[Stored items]
::::::

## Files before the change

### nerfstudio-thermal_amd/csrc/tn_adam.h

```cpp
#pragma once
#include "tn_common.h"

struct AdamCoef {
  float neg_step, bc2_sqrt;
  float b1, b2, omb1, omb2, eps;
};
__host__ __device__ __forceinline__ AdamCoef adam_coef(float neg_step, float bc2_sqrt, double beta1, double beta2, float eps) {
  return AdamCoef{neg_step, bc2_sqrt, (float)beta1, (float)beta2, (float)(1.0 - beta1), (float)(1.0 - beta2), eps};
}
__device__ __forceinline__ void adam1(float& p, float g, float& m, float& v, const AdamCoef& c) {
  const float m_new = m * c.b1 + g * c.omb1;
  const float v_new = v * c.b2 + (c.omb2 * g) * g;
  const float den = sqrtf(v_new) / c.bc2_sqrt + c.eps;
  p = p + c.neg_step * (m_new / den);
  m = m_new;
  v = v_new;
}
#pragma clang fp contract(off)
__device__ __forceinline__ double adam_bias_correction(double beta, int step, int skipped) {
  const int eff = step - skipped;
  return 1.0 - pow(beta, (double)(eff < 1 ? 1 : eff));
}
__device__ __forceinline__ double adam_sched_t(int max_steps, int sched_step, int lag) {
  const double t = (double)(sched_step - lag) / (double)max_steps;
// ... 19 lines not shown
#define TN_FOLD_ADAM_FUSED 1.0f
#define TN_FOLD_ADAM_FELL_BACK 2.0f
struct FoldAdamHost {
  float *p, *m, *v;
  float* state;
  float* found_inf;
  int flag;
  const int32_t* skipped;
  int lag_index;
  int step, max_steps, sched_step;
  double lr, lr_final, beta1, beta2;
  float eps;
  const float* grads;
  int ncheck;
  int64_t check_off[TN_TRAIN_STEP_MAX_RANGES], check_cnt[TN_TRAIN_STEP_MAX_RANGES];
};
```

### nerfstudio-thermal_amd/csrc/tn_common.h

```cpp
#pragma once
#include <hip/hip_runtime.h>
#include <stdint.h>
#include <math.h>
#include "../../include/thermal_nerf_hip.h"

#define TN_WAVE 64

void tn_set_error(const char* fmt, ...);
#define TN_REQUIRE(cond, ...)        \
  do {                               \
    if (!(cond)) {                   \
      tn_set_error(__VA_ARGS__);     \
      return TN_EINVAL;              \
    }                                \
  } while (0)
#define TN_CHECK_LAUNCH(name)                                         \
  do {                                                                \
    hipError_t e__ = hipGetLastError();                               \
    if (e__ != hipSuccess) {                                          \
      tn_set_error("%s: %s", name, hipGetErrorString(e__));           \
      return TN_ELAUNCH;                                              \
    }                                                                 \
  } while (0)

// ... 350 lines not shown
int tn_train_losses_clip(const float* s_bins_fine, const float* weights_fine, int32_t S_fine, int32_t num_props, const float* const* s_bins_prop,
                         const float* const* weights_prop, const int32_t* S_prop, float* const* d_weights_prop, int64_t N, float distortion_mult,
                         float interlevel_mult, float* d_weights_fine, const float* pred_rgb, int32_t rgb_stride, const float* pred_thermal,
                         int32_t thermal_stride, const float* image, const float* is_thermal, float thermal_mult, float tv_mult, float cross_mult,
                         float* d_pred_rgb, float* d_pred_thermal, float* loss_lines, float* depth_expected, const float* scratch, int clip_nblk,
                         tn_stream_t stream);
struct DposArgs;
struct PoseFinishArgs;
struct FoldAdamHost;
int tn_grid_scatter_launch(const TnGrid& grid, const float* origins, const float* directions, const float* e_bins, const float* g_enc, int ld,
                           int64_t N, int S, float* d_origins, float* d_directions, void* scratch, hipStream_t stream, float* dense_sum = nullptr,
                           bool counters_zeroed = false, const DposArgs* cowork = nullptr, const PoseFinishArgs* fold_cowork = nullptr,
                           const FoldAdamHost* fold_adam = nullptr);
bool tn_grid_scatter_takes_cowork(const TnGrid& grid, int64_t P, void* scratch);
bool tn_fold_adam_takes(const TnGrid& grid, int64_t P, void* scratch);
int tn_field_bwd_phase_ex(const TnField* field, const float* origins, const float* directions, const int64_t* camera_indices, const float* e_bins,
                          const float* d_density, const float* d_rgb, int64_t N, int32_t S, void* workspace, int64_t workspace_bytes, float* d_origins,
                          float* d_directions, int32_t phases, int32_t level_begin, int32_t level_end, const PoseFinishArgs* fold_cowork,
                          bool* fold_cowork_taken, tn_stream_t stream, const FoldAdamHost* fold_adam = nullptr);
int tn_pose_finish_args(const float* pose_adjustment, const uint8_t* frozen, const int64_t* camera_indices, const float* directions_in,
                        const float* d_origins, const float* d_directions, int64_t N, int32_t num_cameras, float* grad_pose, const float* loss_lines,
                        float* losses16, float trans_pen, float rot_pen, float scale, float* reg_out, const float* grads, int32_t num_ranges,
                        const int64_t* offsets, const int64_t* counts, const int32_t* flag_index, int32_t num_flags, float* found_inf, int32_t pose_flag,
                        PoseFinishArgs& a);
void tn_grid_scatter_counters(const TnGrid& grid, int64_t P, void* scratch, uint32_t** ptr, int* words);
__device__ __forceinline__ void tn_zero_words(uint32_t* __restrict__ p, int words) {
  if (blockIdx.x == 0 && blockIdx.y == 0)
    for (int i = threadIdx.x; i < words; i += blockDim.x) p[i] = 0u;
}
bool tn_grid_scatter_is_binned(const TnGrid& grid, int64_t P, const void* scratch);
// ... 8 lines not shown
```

::::::

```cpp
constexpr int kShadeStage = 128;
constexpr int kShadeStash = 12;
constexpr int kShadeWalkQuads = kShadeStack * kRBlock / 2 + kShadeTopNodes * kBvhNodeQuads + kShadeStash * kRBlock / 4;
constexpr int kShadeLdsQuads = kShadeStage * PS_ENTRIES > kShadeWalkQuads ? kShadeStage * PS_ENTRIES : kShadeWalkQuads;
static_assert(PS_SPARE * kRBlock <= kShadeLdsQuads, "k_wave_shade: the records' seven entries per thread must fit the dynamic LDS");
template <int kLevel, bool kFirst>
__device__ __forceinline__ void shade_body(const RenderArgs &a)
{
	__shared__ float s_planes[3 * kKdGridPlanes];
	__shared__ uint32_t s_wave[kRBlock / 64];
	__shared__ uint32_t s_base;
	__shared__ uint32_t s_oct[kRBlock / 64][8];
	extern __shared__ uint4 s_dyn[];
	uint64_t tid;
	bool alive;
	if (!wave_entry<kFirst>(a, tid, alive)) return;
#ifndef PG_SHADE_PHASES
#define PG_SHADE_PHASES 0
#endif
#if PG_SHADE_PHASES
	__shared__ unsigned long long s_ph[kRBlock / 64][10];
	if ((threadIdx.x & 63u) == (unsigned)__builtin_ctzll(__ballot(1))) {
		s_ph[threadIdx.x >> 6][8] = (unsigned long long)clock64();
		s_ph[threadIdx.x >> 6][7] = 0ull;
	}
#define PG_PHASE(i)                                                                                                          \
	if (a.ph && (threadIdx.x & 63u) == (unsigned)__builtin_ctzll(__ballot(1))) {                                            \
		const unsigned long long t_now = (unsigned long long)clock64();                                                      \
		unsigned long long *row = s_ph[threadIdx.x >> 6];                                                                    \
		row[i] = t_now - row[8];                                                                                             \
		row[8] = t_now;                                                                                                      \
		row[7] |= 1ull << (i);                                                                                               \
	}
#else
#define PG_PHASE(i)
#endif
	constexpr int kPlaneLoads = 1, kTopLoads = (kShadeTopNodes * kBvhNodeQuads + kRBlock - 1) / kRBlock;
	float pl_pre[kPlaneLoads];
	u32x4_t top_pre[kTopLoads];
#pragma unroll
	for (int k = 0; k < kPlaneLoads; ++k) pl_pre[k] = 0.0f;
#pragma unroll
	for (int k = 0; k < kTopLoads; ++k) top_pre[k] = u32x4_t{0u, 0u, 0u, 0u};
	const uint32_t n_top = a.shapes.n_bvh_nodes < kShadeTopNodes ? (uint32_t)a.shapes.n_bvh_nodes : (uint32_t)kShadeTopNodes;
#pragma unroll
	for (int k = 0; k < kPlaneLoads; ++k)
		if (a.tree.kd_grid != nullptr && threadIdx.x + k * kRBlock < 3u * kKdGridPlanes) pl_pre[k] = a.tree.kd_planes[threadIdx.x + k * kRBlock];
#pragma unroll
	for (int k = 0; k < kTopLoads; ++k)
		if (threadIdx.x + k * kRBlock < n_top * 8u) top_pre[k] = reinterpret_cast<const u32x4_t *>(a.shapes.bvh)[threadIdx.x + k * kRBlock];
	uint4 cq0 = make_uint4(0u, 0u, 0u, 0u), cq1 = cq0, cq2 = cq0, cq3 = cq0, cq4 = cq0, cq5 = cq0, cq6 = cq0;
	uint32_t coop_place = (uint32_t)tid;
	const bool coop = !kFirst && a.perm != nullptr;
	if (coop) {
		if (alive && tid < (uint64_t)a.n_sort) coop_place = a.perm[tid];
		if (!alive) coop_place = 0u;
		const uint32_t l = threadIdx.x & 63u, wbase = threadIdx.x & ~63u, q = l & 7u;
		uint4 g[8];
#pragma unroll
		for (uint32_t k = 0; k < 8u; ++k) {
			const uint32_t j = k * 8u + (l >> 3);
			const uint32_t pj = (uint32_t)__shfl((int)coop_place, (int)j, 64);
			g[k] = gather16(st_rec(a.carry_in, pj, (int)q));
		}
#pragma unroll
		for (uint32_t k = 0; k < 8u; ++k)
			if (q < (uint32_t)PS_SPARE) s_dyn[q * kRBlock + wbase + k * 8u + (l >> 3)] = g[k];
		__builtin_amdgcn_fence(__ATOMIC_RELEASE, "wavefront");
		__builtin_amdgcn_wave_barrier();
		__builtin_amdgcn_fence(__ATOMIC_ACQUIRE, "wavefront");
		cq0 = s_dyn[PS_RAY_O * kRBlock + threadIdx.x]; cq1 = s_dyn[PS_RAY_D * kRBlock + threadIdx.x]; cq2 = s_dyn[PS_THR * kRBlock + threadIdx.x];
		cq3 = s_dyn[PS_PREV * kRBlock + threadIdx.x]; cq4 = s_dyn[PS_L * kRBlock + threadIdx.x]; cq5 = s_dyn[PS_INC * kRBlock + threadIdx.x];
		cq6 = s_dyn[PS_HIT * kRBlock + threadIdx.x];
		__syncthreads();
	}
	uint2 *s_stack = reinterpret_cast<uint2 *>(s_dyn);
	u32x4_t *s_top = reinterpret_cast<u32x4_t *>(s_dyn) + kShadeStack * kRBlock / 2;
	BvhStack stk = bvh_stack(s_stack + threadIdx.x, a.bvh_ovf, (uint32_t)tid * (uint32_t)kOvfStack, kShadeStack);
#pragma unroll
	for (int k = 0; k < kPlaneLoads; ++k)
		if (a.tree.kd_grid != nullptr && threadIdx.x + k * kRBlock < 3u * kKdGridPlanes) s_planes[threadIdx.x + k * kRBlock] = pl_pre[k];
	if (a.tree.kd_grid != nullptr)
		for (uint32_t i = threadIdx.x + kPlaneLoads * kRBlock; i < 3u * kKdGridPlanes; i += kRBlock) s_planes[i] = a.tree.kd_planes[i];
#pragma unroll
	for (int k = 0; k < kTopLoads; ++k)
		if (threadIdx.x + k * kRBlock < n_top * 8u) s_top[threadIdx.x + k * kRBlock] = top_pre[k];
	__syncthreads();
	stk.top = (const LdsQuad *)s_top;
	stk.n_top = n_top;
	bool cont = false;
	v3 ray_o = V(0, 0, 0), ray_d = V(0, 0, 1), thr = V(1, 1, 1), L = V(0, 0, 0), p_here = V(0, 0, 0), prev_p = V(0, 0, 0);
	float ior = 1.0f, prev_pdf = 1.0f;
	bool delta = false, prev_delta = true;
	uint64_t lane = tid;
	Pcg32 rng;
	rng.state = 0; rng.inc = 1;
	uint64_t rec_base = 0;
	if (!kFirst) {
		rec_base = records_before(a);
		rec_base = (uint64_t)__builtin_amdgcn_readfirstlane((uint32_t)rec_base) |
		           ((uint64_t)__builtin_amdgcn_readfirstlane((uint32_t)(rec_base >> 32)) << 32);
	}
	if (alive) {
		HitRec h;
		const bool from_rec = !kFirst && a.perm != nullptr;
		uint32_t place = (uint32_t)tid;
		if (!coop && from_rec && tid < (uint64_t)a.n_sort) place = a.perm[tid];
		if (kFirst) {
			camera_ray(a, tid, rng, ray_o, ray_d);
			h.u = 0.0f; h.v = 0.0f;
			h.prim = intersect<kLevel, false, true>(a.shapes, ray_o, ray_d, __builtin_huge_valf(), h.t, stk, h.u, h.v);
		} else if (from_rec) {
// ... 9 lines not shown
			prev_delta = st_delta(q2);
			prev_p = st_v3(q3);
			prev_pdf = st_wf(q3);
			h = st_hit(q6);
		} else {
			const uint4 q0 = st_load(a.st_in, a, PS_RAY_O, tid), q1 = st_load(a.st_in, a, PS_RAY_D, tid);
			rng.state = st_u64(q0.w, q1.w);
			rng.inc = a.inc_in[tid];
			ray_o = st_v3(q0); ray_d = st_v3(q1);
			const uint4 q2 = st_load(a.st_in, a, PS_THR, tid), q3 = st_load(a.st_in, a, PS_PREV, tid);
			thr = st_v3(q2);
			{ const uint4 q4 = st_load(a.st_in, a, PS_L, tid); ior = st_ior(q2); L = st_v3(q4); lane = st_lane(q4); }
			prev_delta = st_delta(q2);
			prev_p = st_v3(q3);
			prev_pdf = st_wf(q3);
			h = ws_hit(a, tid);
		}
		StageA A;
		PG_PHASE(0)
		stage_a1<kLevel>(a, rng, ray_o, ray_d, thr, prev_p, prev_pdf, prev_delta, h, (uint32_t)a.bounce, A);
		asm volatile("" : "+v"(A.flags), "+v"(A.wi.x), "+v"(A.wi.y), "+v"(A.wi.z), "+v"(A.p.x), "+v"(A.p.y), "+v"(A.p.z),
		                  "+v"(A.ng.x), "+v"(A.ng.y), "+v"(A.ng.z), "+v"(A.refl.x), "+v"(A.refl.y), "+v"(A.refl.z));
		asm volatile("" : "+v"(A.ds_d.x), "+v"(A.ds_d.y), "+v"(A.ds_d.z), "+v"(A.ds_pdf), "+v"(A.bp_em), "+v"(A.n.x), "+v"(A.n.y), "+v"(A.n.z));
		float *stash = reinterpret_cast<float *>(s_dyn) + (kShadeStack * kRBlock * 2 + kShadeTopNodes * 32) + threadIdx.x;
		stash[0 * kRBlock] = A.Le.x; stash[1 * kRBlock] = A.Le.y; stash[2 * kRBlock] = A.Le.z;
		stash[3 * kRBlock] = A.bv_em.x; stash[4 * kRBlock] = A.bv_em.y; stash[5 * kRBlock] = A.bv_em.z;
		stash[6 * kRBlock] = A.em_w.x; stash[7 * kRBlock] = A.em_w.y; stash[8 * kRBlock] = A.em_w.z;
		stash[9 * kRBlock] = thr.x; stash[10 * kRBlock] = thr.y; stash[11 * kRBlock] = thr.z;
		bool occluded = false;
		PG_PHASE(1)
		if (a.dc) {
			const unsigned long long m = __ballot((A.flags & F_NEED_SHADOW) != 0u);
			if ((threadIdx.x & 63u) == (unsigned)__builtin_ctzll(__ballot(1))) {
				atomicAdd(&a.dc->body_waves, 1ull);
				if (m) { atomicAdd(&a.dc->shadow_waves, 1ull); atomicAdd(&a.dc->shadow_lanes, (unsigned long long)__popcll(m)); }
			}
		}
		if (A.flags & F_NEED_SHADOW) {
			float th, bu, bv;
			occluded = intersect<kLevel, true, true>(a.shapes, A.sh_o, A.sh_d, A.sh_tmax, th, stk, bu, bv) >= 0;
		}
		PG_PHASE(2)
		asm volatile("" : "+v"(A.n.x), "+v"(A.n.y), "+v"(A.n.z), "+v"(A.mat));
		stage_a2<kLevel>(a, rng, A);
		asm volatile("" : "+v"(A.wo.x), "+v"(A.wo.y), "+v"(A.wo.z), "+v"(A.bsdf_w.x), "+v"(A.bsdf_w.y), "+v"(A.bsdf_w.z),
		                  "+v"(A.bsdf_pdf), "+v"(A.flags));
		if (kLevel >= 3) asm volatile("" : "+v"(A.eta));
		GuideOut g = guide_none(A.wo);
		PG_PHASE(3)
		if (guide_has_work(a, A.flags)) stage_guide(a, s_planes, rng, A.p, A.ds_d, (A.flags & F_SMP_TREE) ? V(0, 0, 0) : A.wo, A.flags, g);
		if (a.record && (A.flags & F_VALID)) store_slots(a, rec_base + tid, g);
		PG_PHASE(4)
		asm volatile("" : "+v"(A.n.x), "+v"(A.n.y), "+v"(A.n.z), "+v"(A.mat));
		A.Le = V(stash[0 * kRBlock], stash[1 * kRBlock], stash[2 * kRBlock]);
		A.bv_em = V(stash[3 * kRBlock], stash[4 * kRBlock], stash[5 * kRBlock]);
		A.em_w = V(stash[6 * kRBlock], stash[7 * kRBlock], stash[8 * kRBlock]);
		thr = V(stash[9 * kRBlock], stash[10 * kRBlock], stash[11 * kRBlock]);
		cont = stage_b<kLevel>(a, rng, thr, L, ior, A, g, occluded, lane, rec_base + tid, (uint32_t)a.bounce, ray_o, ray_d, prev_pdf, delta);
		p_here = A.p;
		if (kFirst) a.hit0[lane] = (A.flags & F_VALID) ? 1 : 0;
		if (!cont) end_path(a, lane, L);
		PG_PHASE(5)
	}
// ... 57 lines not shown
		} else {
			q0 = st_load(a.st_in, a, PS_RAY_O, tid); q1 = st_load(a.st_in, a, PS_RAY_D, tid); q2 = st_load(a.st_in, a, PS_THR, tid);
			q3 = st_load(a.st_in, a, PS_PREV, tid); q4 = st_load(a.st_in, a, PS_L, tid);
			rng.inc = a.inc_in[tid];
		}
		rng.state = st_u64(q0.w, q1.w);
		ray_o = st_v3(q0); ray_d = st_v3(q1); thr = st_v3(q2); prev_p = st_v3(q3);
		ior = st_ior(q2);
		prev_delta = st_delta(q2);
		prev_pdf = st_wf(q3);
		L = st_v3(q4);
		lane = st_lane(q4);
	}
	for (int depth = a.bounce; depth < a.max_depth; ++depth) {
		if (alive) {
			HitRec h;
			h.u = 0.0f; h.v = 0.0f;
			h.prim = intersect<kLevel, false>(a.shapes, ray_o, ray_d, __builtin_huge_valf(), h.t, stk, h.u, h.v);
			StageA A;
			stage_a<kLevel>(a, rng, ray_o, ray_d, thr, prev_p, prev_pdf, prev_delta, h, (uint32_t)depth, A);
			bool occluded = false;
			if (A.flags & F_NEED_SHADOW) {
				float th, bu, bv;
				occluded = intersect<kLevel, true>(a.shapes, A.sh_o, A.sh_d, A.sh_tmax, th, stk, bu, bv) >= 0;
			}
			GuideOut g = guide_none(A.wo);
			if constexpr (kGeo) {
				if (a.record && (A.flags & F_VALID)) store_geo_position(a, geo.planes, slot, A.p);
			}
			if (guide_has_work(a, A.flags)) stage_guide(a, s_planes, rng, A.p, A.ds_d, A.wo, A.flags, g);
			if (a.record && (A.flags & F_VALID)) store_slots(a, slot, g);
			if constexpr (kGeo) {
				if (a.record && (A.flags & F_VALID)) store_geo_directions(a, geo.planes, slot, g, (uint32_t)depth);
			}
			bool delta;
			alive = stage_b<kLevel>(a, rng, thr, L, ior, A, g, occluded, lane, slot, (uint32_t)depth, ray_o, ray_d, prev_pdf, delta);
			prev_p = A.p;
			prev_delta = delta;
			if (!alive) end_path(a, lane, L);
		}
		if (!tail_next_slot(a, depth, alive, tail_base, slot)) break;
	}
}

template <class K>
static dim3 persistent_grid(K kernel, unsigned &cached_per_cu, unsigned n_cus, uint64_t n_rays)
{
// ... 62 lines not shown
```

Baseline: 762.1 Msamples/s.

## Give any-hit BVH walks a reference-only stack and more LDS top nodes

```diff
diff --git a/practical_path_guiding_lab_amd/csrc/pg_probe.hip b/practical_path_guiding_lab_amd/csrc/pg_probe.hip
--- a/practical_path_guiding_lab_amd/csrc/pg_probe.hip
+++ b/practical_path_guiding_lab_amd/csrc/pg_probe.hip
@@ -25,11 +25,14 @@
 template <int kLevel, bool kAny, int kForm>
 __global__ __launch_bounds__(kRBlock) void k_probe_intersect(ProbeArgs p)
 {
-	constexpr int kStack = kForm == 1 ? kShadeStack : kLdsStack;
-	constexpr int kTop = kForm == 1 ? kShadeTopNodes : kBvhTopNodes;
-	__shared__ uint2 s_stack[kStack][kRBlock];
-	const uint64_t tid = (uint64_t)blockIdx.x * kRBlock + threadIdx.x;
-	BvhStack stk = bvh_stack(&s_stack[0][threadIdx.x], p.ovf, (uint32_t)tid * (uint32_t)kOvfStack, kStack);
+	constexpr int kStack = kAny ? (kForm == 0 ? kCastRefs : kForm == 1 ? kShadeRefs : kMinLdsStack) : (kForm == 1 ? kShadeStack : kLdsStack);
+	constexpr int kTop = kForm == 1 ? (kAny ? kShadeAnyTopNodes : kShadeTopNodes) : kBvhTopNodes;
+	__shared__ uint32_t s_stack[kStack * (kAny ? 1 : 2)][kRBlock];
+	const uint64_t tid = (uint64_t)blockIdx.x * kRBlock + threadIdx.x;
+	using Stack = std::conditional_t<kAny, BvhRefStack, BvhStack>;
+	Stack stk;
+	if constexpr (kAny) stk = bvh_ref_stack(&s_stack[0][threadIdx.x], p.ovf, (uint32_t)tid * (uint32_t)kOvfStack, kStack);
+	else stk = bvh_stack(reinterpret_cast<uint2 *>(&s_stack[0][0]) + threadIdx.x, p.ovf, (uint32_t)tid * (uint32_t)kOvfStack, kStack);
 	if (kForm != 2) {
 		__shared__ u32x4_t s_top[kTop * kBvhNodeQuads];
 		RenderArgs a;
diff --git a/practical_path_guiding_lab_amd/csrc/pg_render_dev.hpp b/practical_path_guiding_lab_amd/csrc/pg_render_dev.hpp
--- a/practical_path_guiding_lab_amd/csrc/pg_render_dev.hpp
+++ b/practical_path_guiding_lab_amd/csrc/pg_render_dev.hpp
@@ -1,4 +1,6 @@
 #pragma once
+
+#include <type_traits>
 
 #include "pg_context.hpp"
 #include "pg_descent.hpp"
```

::::::

## Required work
Could you copy every line from the records that mentions the word "shown"?

## Solution below
// ... 19 lines not shown
// ... 350 lines not shown
// ... 8 lines not shown
// ... 9 lines not shown
// ... 57 lines not shown
// ... 62 lines not shown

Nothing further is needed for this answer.